Markie didn't want to go anywhere, and he was just tired enough to open his mouth in protest. Before he could make a sound he felt the soft sand begin to run and sink under him, and in terror he scrambled away on all fours. It didn't seem wise not to keep going once he'd started, so once he reached the hard sand he got to his feet and limped away down the beach, muttering to himself.

He left the beach and had started up the ramp at Ocean View before he remembered that the Andersons' dog was loose. Turning, he picked his way along the top of the seawall, balancing precariously and stepping around the loose bricks. Jumping from the end, he wandered through the courtyard of another small motel, pausing to duck into its row of phone booths and carefully checking to see if any change had been left in the Coin Return compartment. If none had, sometimes a punch at the Coin Return lever sent a couple of nickels cascading down; this was another good way to get money. The third booth rewarded his efforts mightily. Not only did he coax a nickel out of the phone, somebody had dropped a dime and it had fallen and stuck between the booth's ventilation slits near the floor. Markie's fingers were little enough to prize it out. He pocketed his small fortune and strolled on along the seafront, feeling pleased with himself.

At the snackbar at the foot of the pier he paused and bought a bottle of Seven-Up. The laconic counterman took off the bottlecap for him and thrust a straw down the neck. Markie carried the bottle carefully to the railings above the sand and sat with his legs dangling through the rails, sipping and not thinking. When the bottle was empty he held it up to his eye like a telescope and surveyed the world, emerald green, full of uncertain shapes. The view absorbed him for a while. He was pulled back to earth by the sound of shouting. One of the shouting voices belonged to Ronnie. Markie scrambled back from the railings and turned around quickly.

Ronnie and another man were over in the parking lot, standing one on either side of a big red and white convertible, yelling across it at one another.

"You were drunk!" the other man was telling Ronnie.

"
Fuck
you!" Ronnie told the man. "I haven't had a drink in two years. Fuck you!"

"Oh, that's some great way to talk when you want your job back," the man laughed harshly, pulling open the car door and getting inside. "It sure is. So you haven't had a drink in two years? So what exactly was that you puked up all over Unit Three, you goddam bum?" He slammed the door and started up his car.

"Come on, man!" Ronnie caught hold of the car door. "You can't do this.
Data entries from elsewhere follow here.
__device__ __forceinline__ double swapadd32(double a, double b) {
  const auto lo = __builtin_amdgcn_permlane32_swap(__double2loint(a), __double2loint(b), false, false);
  const auto hi = __builtin_amdgcn_permlane32_swap(__double2hiint(a), __double2hiint(b), false, false);
  return __hiloint2double(hi[0], lo[0]) + __hiloint2double(hi[1], lo[1]);
}
__device__ __forceinline__ double swapadd16(double a, double b) {
  const auto lo = __builtin_amdgcn_permlane16_swap(__double2loint(a), __double2loint(b), false, false);
  const auto hi = __builtin_amdgcn_permlane16_swap(__double2hiint(a), __double2hiint(b), false, false);
  return __hiloint2double(hi[0], lo[0]) + __hiloint2double(hi[1], lo[1]);
}

__device__ __forceinline__ double wave_sum(double v) {
  v = dpp_add<0xB1>(v);
  v = dpp_add<0x4E>(v);
  v = dpp_add<0x141>(v);
  v = dpp_add<0x140>(v);
  v = swapadd16(v, v);
  v = swapadd32(v, v);
  return v;
}

template <int K>
__device__ __forceinline__ void block_sum_multi(double (&v)[K], double* red ) {
#pragma unroll
  for (int q = 0; q < K; ++q) v[q] = wave_sum(v[q]);
  __syncthreads();
  if ((threadIdx.x & 63) == 0) {
#pragma unroll
    for (int q = 0; q < K; ++q) red[(threadIdx.x >> 6) * K + q] = v[q];
  }
  __syncthreads();
#pragma unroll
  for (int q = 0; q < K; ++q) v[q] = (red[q] + red[K + q]) + (red[2 * K + q] + red[3 * K + q]);
}

__device__ __forceinline__ double sign_of(double mag, double s) { return s >= 0.0 ? fabs(mag) : -fabs(mag); }

__device__ __forceinline__ double ld_sys(const double* p) { return __hip_atomic_load(p, __ATOMIC_RELAXED, __HIP_MEMORY_SCOPE_SYSTEM); }
__device__ __forceinline__ void st_sys(double* p, double v) { __hip_atomic_store(p, v, __ATOMIC_RELAXED, __HIP_MEMORY_SCOPE_SYSTEM); }

__device__ __forceinline__ double ld_agent(const double* p) { return __hip_atomic_load(p, __ATOMIC_RELAXED, __HIP_MEMORY_SCOPE_AGENT); }
__device__ __forceinline__ void st_agent(double* p, double v) { __hip_atomic_store(p, v, __ATOMIC_RELAXED, __HIP_MEMORY_SCOPE_AGENT); }

struct KAArgs {
  int has_prev;
  int iprev;
  int Lprev;
  int kprev;
  int nchunk_prev;
  int ncols;
  int i;
  int L;
  int k;
  int rows;
  int nt_prev, lgT_prev;
  int par;
  int pan_c0;
  StepWait wait;
  int nchunk_ab;
  int xpar;
  unsigned long long xepoch;
  int G;
};

template <int NB>
__device__ __forceinline__ const double* mg_partial(const RedArgs& R, int par, int t, int r, int& stride) {
  int qx, qy, off;
  if (t < R.Py) { qx = r % R.Px; qy = t; off = r / R.Px; stride = R.nxs; }
  else { qx = t - R.Py; qy = r % R.Py; off = NB * R.nxs + r / R.Py; stride = R.nys; }
  const int src = R.row_major ? qx * R.Py + qy : qx + qy * R.Px;
  return R.MSG + (size_t)par * R.ypar_stride + (size_t)src * R.ysrc_stride + off;
}

__device__ __forceinline__ void own_of(const RedArgs& R, int r, int& src, int& idx) {
  const int g = r >> 4;
  const int q = (int)(((float)g + 0.5f) * R.invP);
  src = g - q * R.P;
  idx = (q << 4) | (r & 15);
}
static_assert(KA_ROWS == 16, "own_of assumes groups of 16 rows");
__device__ __forceinline__ int own_row(const RedArgs& R, int o) { return (((o >> 4) * R.P + R.me) << 4) | (o & 15); }
template <bool MG>
__device__ __forceinline__ double xget(const RedArgs& R, int xpar, int v, int r) {
  if (!MG) return R.X[(size_t)v * R.ldp + r];
  int s_, o_;
  own_of(R, r, s_, o_);
  return ld_sys(R.XW + (size_t)xpar * R.xpar_stride + (size_t)s_ * R.xmsg_stride + (size_t)v * R.nown + o_);
}
__device__ __forceinline__ void step_wait_fused(const StepWait& W, bool first_block) {
  const int tid = threadIdx.x;
  if (tid < W.n) {
    const unsigned long long* f = W.flag + (W.epoch & 1) * EIGX_MAXP + tid;
    const long long t0 = wall_clock64();
    if (__hip_atomic_load(W.err, __ATOMIC_RELAXED, __HIP_MEMORY_SCOPE_SYSTEM) == 0) {
      while (__hip_atomic_load(f, __ATOMIC_RELAXED, __HIP_MEMORY_SCOPE_SYSTEM) < W.epoch) {
        for (int z = 0; z < W.naps; ++z) __builtin_amdgcn_s_sleep(2);
        if (__hip_atomic_load(W.err, __ATOMIC_RELAXED, __HIP_MEMORY_SCOPE_SYSTEM) != 0) break;
        if (wall_clock64() - t0 > W.limit_ticks) {
          __hip_atomic_store(W.err, 2, __ATOMIC_RELAXED, __HIP_MEMORY_SCOPE_SYSTEM);
          break;
        }
      }
    }
    if (first_block && tid == 0) atomicAdd(W.ticks, (unsigned long long)(wall_clock64() - t0));
  }
  __syncthreads();
}

template <int NB, bool MG, bool LG, int RPBT, int SPBT, int KBT, int PWT = 0, bool SPKT = false>
__device__ __forceinline__ void ka_body(const RedArgs& R, const KAArgs& S, const StepPeers* XPp, const int bid, const int nblocks) {
  constexpr int PW = MG ? 0 : PWT;
  constexpr bool SPK = !MG && SPKT;
  constexpr int PWC = PW == 1 ? 64 : 128;
  __shared__ double red[64];
  __shared__ double kd[4][256];
// ... 1193 lines not shown
        }
      }
    }
    if (rb == RB - 1) {
      double fin[NV];
#pragma unroll
      for (int a = 0; a < NV; ++a) {
        double v4[4], v2[2], v1;
        const bool hi8 = lane & 8;
#pragma unroll
        for (int j = 0; j < 4; ++j) v4[j] = swapadd32(yc[a][j], yc[a][j + 4]);
#pragma unroll
        for (int j = 0; j < 2; ++j) v2[j] = swapadd16(v4[j], v4[j + 2]);
        {
          const double keep = hi8 ? v2[1] : v2[0];
          const double send = hi8 ? v2[0] : v2[1];
          v1 = keep + dpp_mov<0x128>(send);
        }
        v1 = dpp_add<0xB1>(v1);
        v1 = dpp_add<0x4E>(v1);
        v1 = dpp_add<0x141>(v1);
        fin[a] = v1;
      }
      if ((lane & 7) == 0) {
        const int j = ((lane >> 5) & 1) * 4 + ((lane >> 4) & 1) * 2 + ((lane >> 3) & 1);
        const int c = col0 + tc0 + j;
        if (c < Lc) {
#pragma unroll
          for (int a = 0; a < NV; ++a) {
            R.YC[((size_t)ty * NV + a) * ldp + c] = fin[a];
          }
          const double ua = ucs[tc0 + j];
          sp[0] += ua * fin[0];
          if (NV == 2) { sp[1] += ua * fin[NV - 1]; sp[2] += ucs[(NV - 1) * T + tc0 + j] * fin[NV - 1]; }
        }
      }
    }
  };
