# google/speedy

Measured on AMD Instinct MI355X. Metric: Msamples/s processed (16 kHz mono, 3.5x nonlinear), higher is better.
Workload: dtype int16 samples; f64 DFT, f32 features, int32 AMDF/OLA

## Files before the change

### include/speedy_hip.h

```cpp
#ifndef SPEEDY_HIP_H_
#define SPEEDY_HIP_H_
#include <stddef.h>
#include <stdint.h>
#ifdef __cplusplus
extern "C" {
#endif

#ifndef SPX_FEATURE_COUNT
#define SPX_FEATURE_COUNT 15
#endif

typedef struct spx_plan* spx_plan_t;

typedef struct {
  int64_t in_off;
  int64_t n_in;
  int64_t out_off;
  int64_t out_cap;
  int32_t channels;
  float speed;
  float nonlinear;
  float feedback;
} spx_stream_job;

// ... 16 lines not shown
int spx_plan_future(spx_plan_t plan);
int spx_plan_max_required(spx_plan_t plan);
int64_t spx_plan_frames(spx_plan_t plan, int64_t n_in);
int64_t spx_plan_out_capacity(spx_plan_t plan, int64_t n_in, float speed);
int64_t spx_plan_out_capacity_for(spx_plan_t plan, int64_t n_in, float speed, float nonlinear);

size_t spx_batch_workspace_bytes(spx_plan_t plan, const spx_stream_job* jobs, int n_streams);

int spx_batch_run(spx_plan_t plan, const spx_stream_job* jobs, int n_streams, const int16_t* in,
                  int16_t* out, int64_t* n_out, void* workspace, size_t workspace_bytes,
                  const spx_taps* taps, void* hip_stream);

int spx_batch_run_rate(spx_plan_t plan, const spx_stream_job* jobs, const float* rates, int n_streams, const int16_t* in,
                       int16_t* out, int64_t* n_out, void* workspace, size_t workspace_bytes,
                       const spx_taps* taps, void* hip_stream);
size_t spx_batch_workspace_bytes_rate(spx_plan_t plan, const spx_stream_job* jobs, const float* rates, int n_streams);
int64_t spx_plan_out_capacity_rate(spx_plan_t plan, int64_t n_in, float speed, float nonlinear, float rate);

size_t spx_batch_workspace_bytes_float(spx_plan_t plan, const spx_stream_job* jobs, const float* rates, int n_streams);
int spx_batch_run_float(spx_plan_t plan, const spx_stream_job* jobs, const float* rates, int n_streams, const float* in,
                        float* out, int64_t* n_out, void* workspace, size_t workspace_bytes,
                        const spx_taps* taps, void* hip_stream);
int spx_float_to_short(const float* in, int16_t* out, size_t n, int nonlinear_scale, void* hip_stream);
int spx_short_to_float(const int16_t* in, float* out, size_t n, void* hip_stream);

int spx_batch_run_ahead(spx_plan_t plan, const spx_stream_job* jobs, int n_streams, const int16_t* in,
                        int16_t* out, int64_t* n_out, void* workspace, size_t workspace_bytes,
                        const spx_taps* taps, void* hip_stream);

int spx_batch_run_overlapped(spx_plan_t plan, const spx_stream_job* jobs, int n_streams, const int16_t* in,
                             int16_t* out, int64_t* n_out, void* workspace, size_t workspace_bytes,
                             const spx_taps* taps, void* hip_stream);

int spx_batch_run_ahead_when(spx_plan_t plan, const spx_stream_job* jobs, int n_streams, const int16_t* in,
                             int16_t* out, int64_t* n_out, void* workspace, size_t workspace_bytes,
                             const spx_taps* taps, void* hip_stream, void* in_ready_event);

typedef struct spx_pipeline* spx_pipeline_t;
#define SPX_PIPELINE_DEVICE_OUT 1u
spx_pipeline_t spx_pipeline_create(spx_plan_t plan, const spx_stream_job* jobs, int n_streams, int depth, unsigned flags);
spx_pipeline_t spx_pipeline_create_mixed(const spx_plan_t* plans, int n_plans, const spx_stream_job* jobs, const int* plan_index,
                                         int n_streams, int depth, unsigned flags);
void spx_pipeline_destroy(spx_pipeline_t p);
int spx_pipeline_depth(spx_pipeline_t p);
size_t spx_pipeline_input_values(spx_pipeline_t p);
int16_t* spx_pipeline_host_input(spx_pipeline_t p);
int64_t spx_pipeline_submit(spx_pipeline_t p, const int16_t* in, int in_is_device);
int64_t spx_pipeline_submit_jobs(spx_pipeline_t p, const spx_stream_job* jobs, const int16_t* in, int in_is_device);
int spx_pipeline_jobs_fit(spx_pipeline_t p, const spx_stream_job* jobs);
int spx_pipeline_input_consumed(spx_pipeline_t p, int64_t ticket);
int spx_pipeline_wait(spx_pipeline_t p, int64_t ticket, const int16_t** out, const int64_t** offsets, const int64_t** counts);
void* spx_host_alloc(size_t bytes);
void spx_host_free(void* p);

int spx_batch_analyze(spx_plan_t plan, const spx_stream_job* jobs, int n_streams, const int16_t* in,
                      void* workspace, size_t workspace_bytes, const spx_taps* taps, void* hip_stream);
int spx_batch_walk(spx_plan_t plan, const spx_stream_job* jobs, int n_streams, const int16_t* in,
                   int16_t* out, int64_t* n_out, void* workspace, size_t workspace_bytes,
                   const spx_taps* taps, void* hip_stream);

size_t spx_batch_workspace_bytes_mixed(const spx_plan_t* plans, int n_plans, const spx_stream_job* jobs,
                                       const int* plan_index, int n_streams);
int spx_batch_run_mixed(const spx_plan_t* plans, int n_plans, const spx_stream_job* jobs, const int* plan_index,
                        int n_streams, const int16_t* in, int16_t* out, int64_t* n_out, void* workspace,
                        size_t workspace_bytes, void* hip_stream);

int spx_batch_run_mixed_taps(const spx_plan_t* plans, int n_plans, const spx_stream_job* jobs, const int* plan_index,
                             int n_streams, const int16_t* in, int16_t* out, int64_t* n_out, void* workspace,
                             size_t workspace_bytes, const spx_taps* taps, void* hip_stream);
int spx_batch_run_mixed_ahead(const spx_plan_t* plans, int n_plans, const spx_stream_job* jobs, const int* plan_index,
                              int n_streams, const int16_t* in, int16_t* out, int64_t* n_out, void* workspace,
                              size_t workspace_bytes, void* hip_stream);

void spx_set_timing(int enabled);
void spx_set_pipeline_chunks(int chunks);
void spx_set_concurrent(int on);
int spx_timing_collect(double* sum_ms_analyze, double* sum_ms_walk, int* n_calls);
const char* spx_batch_kernel_names(spx_plan_t plan, int n_streams, int max_channels, int speedup_only);
const char* spx_batch_kernel_names_lean(spx_plan_t plan, int n_streams, int max_channels, int speedup_only);
int spx_debug_last_walk_form(void);
int spx_debug_kernel_vgprs(int which);
int spx_debug_walk_info(int sample_rate, int channels, int n_streams, int speedup_only, int short_jobs, int lean, int* out5);
int spx_debug_analysis_info(int sample_rate, int* out4);
int spx_debug_mode_resources(int sample_rate, int channels, int n_streams, int speedup_only, long long* out22);
long long spx_debug_fdiv_check(unsigned seed, unsigned denominators, int exp_lo, int exp_hi);
long long spx_debug_xfade_check(int n_lo, int n_hi);
long long spx_debug_arith_check(unsigned seed, unsigned threads, unsigned per_thread);
int spx_debug_log_check(unsigned first_block, unsigned end_block, unsigned long long* sums);
int spx_debug_last_call_concurrent(void);
double spx_timing_last_tension_ms(void);
double spx_timing_last_rate_ms(void);

int spx_batch_read_steps(spx_plan_t plan, const spx_stream_job* jobs, int n_streams, const void* workspace,
                         int32_t* steps, void* hip_stream);
int spx_batch_read_steps_mixed(const spx_plan_t* plans, int n_plans, const spx_stream_job* jobs, const int* plan_index,
                               int n_streams, const void* workspace, int32_t* steps, void* hip_stream);

void* spx_device_alloc(size_t bytes);
void spx_device_free(void* p);
int spx_batch_pack_outputs(const spx_stream_job* jobs, int n_streams, const int16_t* out, const int64_t* n_out,
                           int16_t* packed, int64_t* offsets, void* hip_stream);
int spx_copy_to_device(void* dst, const void* src, size_t bytes, void* hip_stream);
int spx_copy_to_host(void* dst, const void* src, size_t bytes, void* hip_stream);
int spx_stream_synchronize(void* hip_stream);

#ifdef __cplusplus
}
#endif
#endif
```

### speedy_amd/_lib.py

```python
import ctypes as C
import os
import subprocess

_HERE = os.path.dirname(os.path.abspath(__file__))
LIB_PATH = os.environ.get("SPEEDY_HIP_LIB") or os.path.join(_HERE, "lib", "libspeedy_hip.so")
_LIB = None

c_short_p = C.POINTER(C.c_short)
c_float_p = C.POINTER(C.c_float)
c_int64_p = C.POINTER(C.c_int64)


class StreamJob(C.Structure):
    _fields_ = [("in_off", C.c_int64), ("n_in", C.c_int64), ("out_off", C.c_int64), ("out_cap", C.c_int64),
                ("channels", C.c_int32), ("speed", C.c_float), ("nonlinear", C.c_float), ("feedback", C.c_float)]


class Taps(C.Structure):
    _fields_ = [("tension", C.c_void_p), ("speed", C.c_void_p), ("features", C.c_void_p),
                ("spectrogram", C.c_void_p), ("normalized", C.c_void_p)]


TENSION_FN = C.CFUNCTYPE(None, C.c_void_p, C.c_int, C.c_float)
FEATURES_FN = C.CFUNCTYPE(None, C.c_void_p, C.c_int, c_float_p)
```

I've got an old lady and a kid, for Christ's sake!" But the man was backing up his car, shaking his head, and as he drove away uptown Ronnie ran after him, yelling pleas and threats.

Markie slunk into the arcade, and for a moment the din was almost welcome. At least nobody was fighting in there. He squared his shoulders and marched down the ramp, down into the room where there was no day or night.

Smith was waiting for him, leaning forward with his elbows on his knees. His cigarette was canted up under his nose at a jaunty angle.

"You deliver my answer?" he inquired. Markie nodded. Smith leaned back and exhaled slowly, two long jets of smoke issuing from his nose. He closed his eyes for a moment and when he opened them his attention was riveted on Markie, suddenly interested. "Hey. What's your name, kid?"

"Markie Souza."

"Souza, huh?" Smith narrowed his eyes and pulled at his beard. "So you're a Portugee, huh? Boy, your people have been cheated by some experts. You know it was the Portuguese who discovered the New World really? And a lot of other places, too. They never get credit for it, though. The Spanish and the Italians grabbed all the glory for themselves. Your people used to have a big empire, kid, did you know that? And it was all stolen from them. Mostly by the English, but the Spanish had a hand in that too. Next time you see some Mexican kid, you ought to bounce a rock off his head. You aren't all Portuguese, though, are you, with that skin?" Smith leaned forward again, studying Markie. "What are you? What's your mother, kid?"